> [WHAT IS BEING ASKED]
Would you transcribe all of the entries that follow, word for word?

[Data records]
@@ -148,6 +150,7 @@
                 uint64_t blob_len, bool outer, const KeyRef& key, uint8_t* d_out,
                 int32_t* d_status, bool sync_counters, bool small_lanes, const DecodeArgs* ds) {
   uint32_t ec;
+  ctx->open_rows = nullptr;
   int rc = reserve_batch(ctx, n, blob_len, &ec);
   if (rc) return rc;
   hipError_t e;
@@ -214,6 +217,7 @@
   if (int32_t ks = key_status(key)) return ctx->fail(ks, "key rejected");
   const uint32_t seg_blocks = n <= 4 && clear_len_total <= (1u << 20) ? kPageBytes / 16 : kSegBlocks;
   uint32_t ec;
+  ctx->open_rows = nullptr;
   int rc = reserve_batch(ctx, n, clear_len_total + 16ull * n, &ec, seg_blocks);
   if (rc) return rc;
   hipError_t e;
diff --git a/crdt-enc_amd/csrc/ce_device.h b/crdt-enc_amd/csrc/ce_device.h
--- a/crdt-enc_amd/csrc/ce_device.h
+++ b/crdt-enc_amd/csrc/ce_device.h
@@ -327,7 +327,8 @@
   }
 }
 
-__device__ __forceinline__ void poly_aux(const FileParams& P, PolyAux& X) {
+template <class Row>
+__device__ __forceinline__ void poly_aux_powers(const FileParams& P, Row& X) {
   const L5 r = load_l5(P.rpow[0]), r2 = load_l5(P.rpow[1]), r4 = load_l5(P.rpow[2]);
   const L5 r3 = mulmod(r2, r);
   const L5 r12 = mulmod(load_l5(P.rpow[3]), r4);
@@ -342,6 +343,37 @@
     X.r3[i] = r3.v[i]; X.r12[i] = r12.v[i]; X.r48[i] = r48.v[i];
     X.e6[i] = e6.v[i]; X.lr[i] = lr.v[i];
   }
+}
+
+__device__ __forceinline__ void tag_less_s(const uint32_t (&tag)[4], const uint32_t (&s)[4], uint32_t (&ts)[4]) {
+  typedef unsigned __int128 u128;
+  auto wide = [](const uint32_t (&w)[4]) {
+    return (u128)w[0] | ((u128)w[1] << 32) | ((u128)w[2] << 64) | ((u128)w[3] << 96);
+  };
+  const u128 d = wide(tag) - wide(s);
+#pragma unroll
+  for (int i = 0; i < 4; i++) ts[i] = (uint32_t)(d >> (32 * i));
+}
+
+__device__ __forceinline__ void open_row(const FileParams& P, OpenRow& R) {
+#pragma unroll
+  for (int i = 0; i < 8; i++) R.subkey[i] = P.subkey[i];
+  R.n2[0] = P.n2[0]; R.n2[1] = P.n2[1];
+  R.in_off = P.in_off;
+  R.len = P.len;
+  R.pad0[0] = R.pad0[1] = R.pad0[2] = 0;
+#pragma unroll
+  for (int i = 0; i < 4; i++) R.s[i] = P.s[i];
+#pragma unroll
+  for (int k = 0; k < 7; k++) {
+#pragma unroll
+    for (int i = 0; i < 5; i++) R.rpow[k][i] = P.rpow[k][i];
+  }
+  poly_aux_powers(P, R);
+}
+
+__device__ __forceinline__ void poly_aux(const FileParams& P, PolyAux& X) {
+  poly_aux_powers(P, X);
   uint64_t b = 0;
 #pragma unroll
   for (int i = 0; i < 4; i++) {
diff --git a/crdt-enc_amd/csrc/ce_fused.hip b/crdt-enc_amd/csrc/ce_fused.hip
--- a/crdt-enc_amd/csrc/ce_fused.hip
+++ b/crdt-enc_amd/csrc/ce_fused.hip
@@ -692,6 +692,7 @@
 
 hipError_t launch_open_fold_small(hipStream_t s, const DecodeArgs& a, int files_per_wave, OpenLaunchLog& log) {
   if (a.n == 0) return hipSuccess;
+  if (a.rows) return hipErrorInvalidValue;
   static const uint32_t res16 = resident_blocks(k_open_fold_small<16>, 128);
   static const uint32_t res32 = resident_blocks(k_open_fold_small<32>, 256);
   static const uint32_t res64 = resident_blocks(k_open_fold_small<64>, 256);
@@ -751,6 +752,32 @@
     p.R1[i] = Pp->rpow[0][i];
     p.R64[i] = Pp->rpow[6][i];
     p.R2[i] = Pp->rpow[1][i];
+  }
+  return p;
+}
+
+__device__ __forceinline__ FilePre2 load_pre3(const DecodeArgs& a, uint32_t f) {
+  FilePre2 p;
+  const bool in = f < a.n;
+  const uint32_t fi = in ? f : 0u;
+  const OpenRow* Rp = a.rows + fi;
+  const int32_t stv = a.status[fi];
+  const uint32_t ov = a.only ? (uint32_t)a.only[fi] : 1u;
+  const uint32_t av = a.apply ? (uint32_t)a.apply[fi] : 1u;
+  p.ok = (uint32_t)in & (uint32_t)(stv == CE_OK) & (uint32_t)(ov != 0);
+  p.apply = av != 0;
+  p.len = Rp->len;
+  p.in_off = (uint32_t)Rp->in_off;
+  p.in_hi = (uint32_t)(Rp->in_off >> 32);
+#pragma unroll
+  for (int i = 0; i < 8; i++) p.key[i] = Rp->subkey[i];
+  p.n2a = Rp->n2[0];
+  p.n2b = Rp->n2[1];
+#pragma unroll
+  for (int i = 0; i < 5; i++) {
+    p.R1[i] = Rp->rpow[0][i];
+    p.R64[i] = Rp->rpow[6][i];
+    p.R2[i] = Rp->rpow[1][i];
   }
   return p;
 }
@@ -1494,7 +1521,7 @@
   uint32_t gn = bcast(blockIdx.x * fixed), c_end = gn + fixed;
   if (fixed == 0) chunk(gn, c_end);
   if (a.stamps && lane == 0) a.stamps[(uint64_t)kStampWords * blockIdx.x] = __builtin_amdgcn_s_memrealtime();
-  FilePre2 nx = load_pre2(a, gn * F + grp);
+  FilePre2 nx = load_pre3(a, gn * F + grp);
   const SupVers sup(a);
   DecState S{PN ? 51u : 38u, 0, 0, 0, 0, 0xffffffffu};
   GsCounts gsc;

> [RESULT OF THE TASK]
@@ -148,6 +150,7 @@
                 uint64_t blob_len, bool outer, const KeyRef& key, uint8_t* d_out,
                 int32_t* d_status, bool sync_counters, bool small_lanes, const DecodeArgs* ds) {
   uint32_t ec;
+  ctx->open_rows = nullptr;
   int rc = reserve_batch(ctx, n, blob_len, &ec);
   if (rc) return rc;
   hipError_t e;
@@ -214,6 +217,7 @@
   if (int32_t ks = key_status(key)) return ctx->fail(ks, "key rejected");
   const uint32_t seg_blocks = n <= 4 && clear_len_total <= (1u << 20) ? kPageBytes / 16 : kSegBlocks;
   uint32_t ec;
+  ctx->open_rows = nullptr;
   int rc = reserve_batch(ctx, n, clear_len_total + 16ull * n, &ec, seg_blocks);
   if (rc) return rc;
   hipError_t e;
diff --git a/crdt-enc_amd/csrc/ce_device.h b/crdt-enc_amd/csrc/ce_device.h
--- a/crdt-enc_amd/csrc/ce_device.h
+++ b/crdt-enc_amd/csrc/ce_device.h
@@ -327,7 +327,8 @@
   }
 }
 
-__device__ __forceinline__ void poly_aux(const FileParams& P, PolyAux& X) {
+template <class Row>
+__device__ __forceinline__ void poly_aux_powers(const FileParams& P, Row& X) {
   const L5 r = load_l5(P.rpow[0]), r2 = load_l5(P.rpow[1]), r4 = load_l5(P.rpow[2]);
   const L5 r3 = mulmod(r2, r);
   const L5 r12 = mulmod(load_l5(P.rpow[3]), r4);
@@ -342,6 +343,37 @@
     X.r3[i] = r3.v[i]; X.r12[i] = r12.v[i]; X.r48[i] = r48.v[i];
     X.e6[i] = e6.v[i]; X.lr[i] = lr.v[i];
   }
+}
+
+__device__ __forceinline__ void tag_less_s(const uint32_t (&tag)[4], const uint32_t (&s)[4], uint32_t (&ts)[4]) {
+  typedef unsigned __int128 u128;
+  auto wide = [](const uint32_t (&w)[4]) {
+    return (u128)w[0] | ((u128)w[1] << 32) | ((u128)w[2] << 64) | ((u128)w[3] << 96);
+  };
+  const u128 d = wide(tag) - wide(s);
+#pragma unroll
+  for (int i = 0; i < 4; i++) ts[i] = (uint32_t)(d >> (32 * i));
+}
+
+__device__ __forceinline__ void open_row(const FileParams& P, OpenRow& R) {
+#pragma unroll
+  for (int i = 0; i < 8; i++) R.subkey[i] = P.subkey[i];
+  R.n2[0] = P.n2[0]; R.n2[1] = P.n2[1];
+  R.in_off = P.in_off;
+  R.len = P.len;
+  R.pad0[0] = R.pad0[1] = R.pad0[2] = 0;
+#pragma unroll
+  for (int i = 0; i < 4; i++) R.s[i] = P.s[i];
+#pragma unroll
+  for (int k = 0; k < 7; k++) {
+#pragma unroll
+    for (int i = 0; i < 5; i++) R.rpow[k][i] = P.rpow[k][i];
+  }
+  poly_aux_powers(P, R);
+}
+
+__device__ __forceinline__ void poly_aux(const FileParams& P, PolyAux& X) {
+  poly_aux_powers(P, X);
   uint64_t b = 0;
 #pragma unroll
   for (int i = 0; i < 4; i++) {
diff --git a/crdt-enc_amd/csrc/ce_fused.hip b/crdt-enc_amd/csrc/ce_fused.hip
--- a/crdt-enc_amd/csrc/ce_fused.hip
+++ b/crdt-enc_amd/csrc/ce_fused.hip
@@ -692,6 +692,7 @@
 
 hipError_t launch_open_fold_small(hipStream_t s, const DecodeArgs& a, int files_per_wave, OpenLaunchLog& log) {
   if (a.n == 0) return hipSuccess;
+  if (a.rows) return hipErrorInvalidValue;
   static const uint32_t res16 = resident_blocks(k_open_fold_small<16>, 128);
   static const uint32_t res32 = resident_blocks(k_open_fold_small<32>, 256);
   static const uint32_t res64 = resident_blocks(k_open_fold_small<64>, 256);
@@ -751,6 +752,32 @@
     p.R1[i] = Pp->rpow[0][i];
     p.R64[i] = Pp->rpow[6][i];
     p.R2[i] = Pp->rpow[1][i];
+  }
+  return p;
+}
+
+__device__ __forceinline__ FilePre2 load_pre3(const DecodeArgs& a, uint32_t f) {
+  FilePre2 p;
+  const bool in = f < a.n;
+  const uint32_t fi = in ? f : 0u;
+  const OpenRow* Rp = a.rows + fi;
+  const int32_t stv = a.status[fi];
+  const uint32_t ov = a.only ? (uint32_t)a.only[fi] : 1u;
+  const uint32_t av = a.apply ? (uint32_t)a.apply[fi] : 1u;
+  p.ok = (uint32_t)in & (uint32_t)(stv == CE_OK) & (uint32_t)(ov != 0);
+  p.apply = av != 0;
+  p.len = Rp->len;
+  p.in_off = (uint32_t)Rp->in_off;
+  p.in_hi = (uint32_t)(Rp->in_off >> 32);
+#pragma unroll
+  for (int i = 0; i < 8; i++) p.key[i] = Rp->subkey[i];
+  p.n2a = Rp->n2[0];
+  p.n2b = Rp->n2[1];
+#pragma unroll
+  for (int i = 0; i < 5; i++) {
+    p.R1[i] = Rp->rpow[0][i];
+    p.R64[i] = Rp->rpow[6][i];
+    p.R2[i] = Rp->rpow[1][i];
   }
   return p;
 }
@@ -1494,7 +1521,7 @@
   uint32_t gn = bcast(blockIdx.x * fixed), c_end = gn + fixed;
   if (fixed == 0) chunk(gn, c_end);
   if (a.stamps && lane == 0) a.stamps[(uint64_t)kStampWords * blockIdx.x] = __builtin_amdgcn_s_memrealtime();
-  FilePre2 nx = load_pre2(a, gn * F + grp);
+  FilePre2 nx = load_pre3(a, gn * F + grp);
   const SupVers sup(a);
   DecState S{PN ? 51u : 38u, 0, 0, 0, 0, 0xffffffffu};
   GsCounts gsc;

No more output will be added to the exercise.